Pull every line containing "kDenseWaves" from the data.

^^^^

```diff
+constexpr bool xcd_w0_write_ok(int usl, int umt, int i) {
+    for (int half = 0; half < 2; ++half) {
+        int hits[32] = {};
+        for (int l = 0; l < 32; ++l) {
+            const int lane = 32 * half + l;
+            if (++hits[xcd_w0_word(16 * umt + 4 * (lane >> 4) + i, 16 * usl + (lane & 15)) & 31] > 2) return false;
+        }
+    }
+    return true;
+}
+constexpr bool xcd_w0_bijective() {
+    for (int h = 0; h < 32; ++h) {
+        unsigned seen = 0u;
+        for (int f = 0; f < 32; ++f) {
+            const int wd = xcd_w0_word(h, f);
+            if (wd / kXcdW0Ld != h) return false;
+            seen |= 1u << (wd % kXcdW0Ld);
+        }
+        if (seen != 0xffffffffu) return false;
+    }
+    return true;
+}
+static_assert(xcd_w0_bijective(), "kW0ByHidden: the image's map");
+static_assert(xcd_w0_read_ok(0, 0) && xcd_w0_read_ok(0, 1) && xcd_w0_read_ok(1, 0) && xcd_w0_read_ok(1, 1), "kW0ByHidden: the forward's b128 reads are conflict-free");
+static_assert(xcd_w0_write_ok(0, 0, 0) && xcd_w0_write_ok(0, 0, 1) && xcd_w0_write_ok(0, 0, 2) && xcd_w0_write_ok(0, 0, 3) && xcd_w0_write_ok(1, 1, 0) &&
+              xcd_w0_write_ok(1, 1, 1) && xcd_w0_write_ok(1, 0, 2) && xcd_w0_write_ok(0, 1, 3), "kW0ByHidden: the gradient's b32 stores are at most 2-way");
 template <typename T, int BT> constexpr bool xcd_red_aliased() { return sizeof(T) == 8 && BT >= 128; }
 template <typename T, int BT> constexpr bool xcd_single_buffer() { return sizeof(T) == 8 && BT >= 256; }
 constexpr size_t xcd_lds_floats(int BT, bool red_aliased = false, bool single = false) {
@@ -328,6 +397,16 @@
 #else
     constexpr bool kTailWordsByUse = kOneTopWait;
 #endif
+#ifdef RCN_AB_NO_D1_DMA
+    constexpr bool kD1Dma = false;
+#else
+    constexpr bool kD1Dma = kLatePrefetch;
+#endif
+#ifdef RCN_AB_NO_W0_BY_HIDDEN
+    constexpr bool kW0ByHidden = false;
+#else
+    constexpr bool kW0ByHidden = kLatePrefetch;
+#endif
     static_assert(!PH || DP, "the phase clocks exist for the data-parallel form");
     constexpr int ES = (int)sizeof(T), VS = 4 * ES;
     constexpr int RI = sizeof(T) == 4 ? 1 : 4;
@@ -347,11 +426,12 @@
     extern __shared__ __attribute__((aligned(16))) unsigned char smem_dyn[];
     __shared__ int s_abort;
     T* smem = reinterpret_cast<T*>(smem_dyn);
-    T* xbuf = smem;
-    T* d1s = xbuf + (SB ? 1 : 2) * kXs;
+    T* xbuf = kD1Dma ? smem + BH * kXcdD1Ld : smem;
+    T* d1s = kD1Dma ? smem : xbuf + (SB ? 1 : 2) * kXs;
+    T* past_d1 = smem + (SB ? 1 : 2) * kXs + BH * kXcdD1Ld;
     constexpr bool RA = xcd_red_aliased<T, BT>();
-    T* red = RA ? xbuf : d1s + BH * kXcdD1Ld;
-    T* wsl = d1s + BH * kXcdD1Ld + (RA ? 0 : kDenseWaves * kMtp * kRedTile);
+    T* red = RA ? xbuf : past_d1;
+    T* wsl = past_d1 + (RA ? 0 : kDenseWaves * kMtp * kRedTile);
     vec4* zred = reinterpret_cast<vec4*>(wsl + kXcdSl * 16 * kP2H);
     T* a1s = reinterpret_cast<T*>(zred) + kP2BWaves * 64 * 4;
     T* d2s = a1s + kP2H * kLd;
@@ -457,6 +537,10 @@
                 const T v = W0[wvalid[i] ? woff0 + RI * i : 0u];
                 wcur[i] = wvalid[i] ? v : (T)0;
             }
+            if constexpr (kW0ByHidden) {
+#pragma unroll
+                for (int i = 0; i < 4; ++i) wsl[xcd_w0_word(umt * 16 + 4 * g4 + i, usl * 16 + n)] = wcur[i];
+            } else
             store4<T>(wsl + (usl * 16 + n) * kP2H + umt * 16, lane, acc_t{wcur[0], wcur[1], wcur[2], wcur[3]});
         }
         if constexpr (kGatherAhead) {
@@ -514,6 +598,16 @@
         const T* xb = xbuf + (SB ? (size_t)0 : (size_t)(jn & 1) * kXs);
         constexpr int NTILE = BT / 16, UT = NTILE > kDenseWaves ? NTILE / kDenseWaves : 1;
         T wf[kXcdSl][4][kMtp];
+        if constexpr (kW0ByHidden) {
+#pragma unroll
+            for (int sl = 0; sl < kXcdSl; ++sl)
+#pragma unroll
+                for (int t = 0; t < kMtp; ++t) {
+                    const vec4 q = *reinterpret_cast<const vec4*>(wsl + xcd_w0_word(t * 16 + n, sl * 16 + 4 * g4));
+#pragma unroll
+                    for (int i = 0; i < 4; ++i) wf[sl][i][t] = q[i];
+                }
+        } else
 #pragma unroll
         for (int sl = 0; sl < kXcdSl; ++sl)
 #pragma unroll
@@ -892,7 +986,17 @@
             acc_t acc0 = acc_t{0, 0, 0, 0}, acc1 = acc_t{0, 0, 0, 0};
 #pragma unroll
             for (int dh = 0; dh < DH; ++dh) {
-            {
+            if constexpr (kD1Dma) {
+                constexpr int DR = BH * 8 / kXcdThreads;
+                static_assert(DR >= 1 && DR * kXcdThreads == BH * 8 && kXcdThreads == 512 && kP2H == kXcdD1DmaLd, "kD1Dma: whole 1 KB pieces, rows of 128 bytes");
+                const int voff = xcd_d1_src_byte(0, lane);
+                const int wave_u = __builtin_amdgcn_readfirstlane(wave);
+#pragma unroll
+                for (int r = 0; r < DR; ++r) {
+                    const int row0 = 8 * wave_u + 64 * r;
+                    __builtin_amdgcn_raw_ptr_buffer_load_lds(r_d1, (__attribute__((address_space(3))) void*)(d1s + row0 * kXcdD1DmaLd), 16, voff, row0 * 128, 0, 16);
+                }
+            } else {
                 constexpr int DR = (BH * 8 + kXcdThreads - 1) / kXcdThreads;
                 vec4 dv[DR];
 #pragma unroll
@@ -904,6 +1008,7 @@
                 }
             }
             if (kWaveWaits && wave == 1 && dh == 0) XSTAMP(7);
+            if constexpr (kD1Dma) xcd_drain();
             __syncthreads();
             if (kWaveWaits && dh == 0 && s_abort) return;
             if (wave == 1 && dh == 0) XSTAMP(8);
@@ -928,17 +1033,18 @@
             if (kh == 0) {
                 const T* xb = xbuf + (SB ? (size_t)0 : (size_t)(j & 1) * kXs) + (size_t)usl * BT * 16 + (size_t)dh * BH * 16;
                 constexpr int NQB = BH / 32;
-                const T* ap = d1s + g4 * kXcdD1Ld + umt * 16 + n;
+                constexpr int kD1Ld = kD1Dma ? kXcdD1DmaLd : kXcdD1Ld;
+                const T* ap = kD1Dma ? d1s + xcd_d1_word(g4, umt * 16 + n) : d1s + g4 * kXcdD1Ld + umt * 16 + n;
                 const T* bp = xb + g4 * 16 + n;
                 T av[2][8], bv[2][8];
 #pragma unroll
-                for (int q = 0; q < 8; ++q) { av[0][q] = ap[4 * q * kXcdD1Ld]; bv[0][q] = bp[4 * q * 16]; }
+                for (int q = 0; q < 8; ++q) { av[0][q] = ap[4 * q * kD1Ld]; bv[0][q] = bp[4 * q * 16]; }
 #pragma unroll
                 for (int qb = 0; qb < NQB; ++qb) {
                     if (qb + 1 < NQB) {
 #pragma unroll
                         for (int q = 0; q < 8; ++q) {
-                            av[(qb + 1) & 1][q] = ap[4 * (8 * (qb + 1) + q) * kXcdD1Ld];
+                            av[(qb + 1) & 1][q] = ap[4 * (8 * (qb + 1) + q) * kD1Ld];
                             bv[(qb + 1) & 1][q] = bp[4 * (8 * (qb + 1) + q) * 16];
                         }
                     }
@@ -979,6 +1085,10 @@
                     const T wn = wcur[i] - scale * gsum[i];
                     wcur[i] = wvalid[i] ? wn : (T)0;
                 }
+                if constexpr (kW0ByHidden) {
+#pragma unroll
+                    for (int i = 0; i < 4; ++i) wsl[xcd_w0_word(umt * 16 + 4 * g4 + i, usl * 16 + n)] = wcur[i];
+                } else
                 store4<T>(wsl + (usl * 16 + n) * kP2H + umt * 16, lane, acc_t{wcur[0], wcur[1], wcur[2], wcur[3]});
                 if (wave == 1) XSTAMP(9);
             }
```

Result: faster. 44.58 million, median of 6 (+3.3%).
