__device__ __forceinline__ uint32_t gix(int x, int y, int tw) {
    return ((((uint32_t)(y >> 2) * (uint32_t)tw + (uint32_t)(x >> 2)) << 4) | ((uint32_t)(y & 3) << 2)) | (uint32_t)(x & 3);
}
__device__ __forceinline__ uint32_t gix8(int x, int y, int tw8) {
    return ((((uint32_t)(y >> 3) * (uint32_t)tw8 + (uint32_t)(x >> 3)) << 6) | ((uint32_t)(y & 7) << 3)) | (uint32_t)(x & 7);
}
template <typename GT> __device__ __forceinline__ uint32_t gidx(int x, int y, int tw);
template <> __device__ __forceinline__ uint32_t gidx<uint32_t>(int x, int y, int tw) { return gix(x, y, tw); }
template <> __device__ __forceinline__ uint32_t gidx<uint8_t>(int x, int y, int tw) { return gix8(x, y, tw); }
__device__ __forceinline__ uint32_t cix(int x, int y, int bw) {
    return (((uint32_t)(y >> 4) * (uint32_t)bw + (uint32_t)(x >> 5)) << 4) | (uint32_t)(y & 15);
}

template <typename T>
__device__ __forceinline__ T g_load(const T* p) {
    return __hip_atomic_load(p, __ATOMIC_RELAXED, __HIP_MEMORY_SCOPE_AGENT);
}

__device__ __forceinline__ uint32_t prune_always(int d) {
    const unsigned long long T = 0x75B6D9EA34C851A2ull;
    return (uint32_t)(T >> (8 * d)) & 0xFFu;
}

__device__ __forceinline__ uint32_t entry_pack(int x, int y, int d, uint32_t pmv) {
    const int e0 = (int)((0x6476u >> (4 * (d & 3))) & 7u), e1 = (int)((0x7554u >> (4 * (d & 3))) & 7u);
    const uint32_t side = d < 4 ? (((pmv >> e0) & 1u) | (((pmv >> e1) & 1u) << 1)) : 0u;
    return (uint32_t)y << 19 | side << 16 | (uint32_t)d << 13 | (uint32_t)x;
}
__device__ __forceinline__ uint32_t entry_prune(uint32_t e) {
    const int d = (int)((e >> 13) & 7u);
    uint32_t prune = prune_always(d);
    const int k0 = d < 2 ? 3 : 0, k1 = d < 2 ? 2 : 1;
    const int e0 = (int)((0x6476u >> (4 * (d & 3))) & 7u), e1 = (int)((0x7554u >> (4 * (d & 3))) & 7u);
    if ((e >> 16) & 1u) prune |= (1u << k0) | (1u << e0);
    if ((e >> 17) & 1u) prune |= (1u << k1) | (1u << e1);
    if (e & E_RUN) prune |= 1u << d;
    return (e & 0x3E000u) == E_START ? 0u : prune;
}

^^^^

- [FINISHED EXERCISE]:
-    T* wsl = d1s + BH * kXcdD1Ld + (RA ? 0 : kDenseWaves * kMtp * kRedTile);
+    T* wsl = past_d1 + (RA ? 0 : kDenseWaves * kMtp * kRedTile);
         constexpr int NTILE = BT / 16, UT = NTILE > kDenseWaves ? NTILE / kDenseWaves : 1;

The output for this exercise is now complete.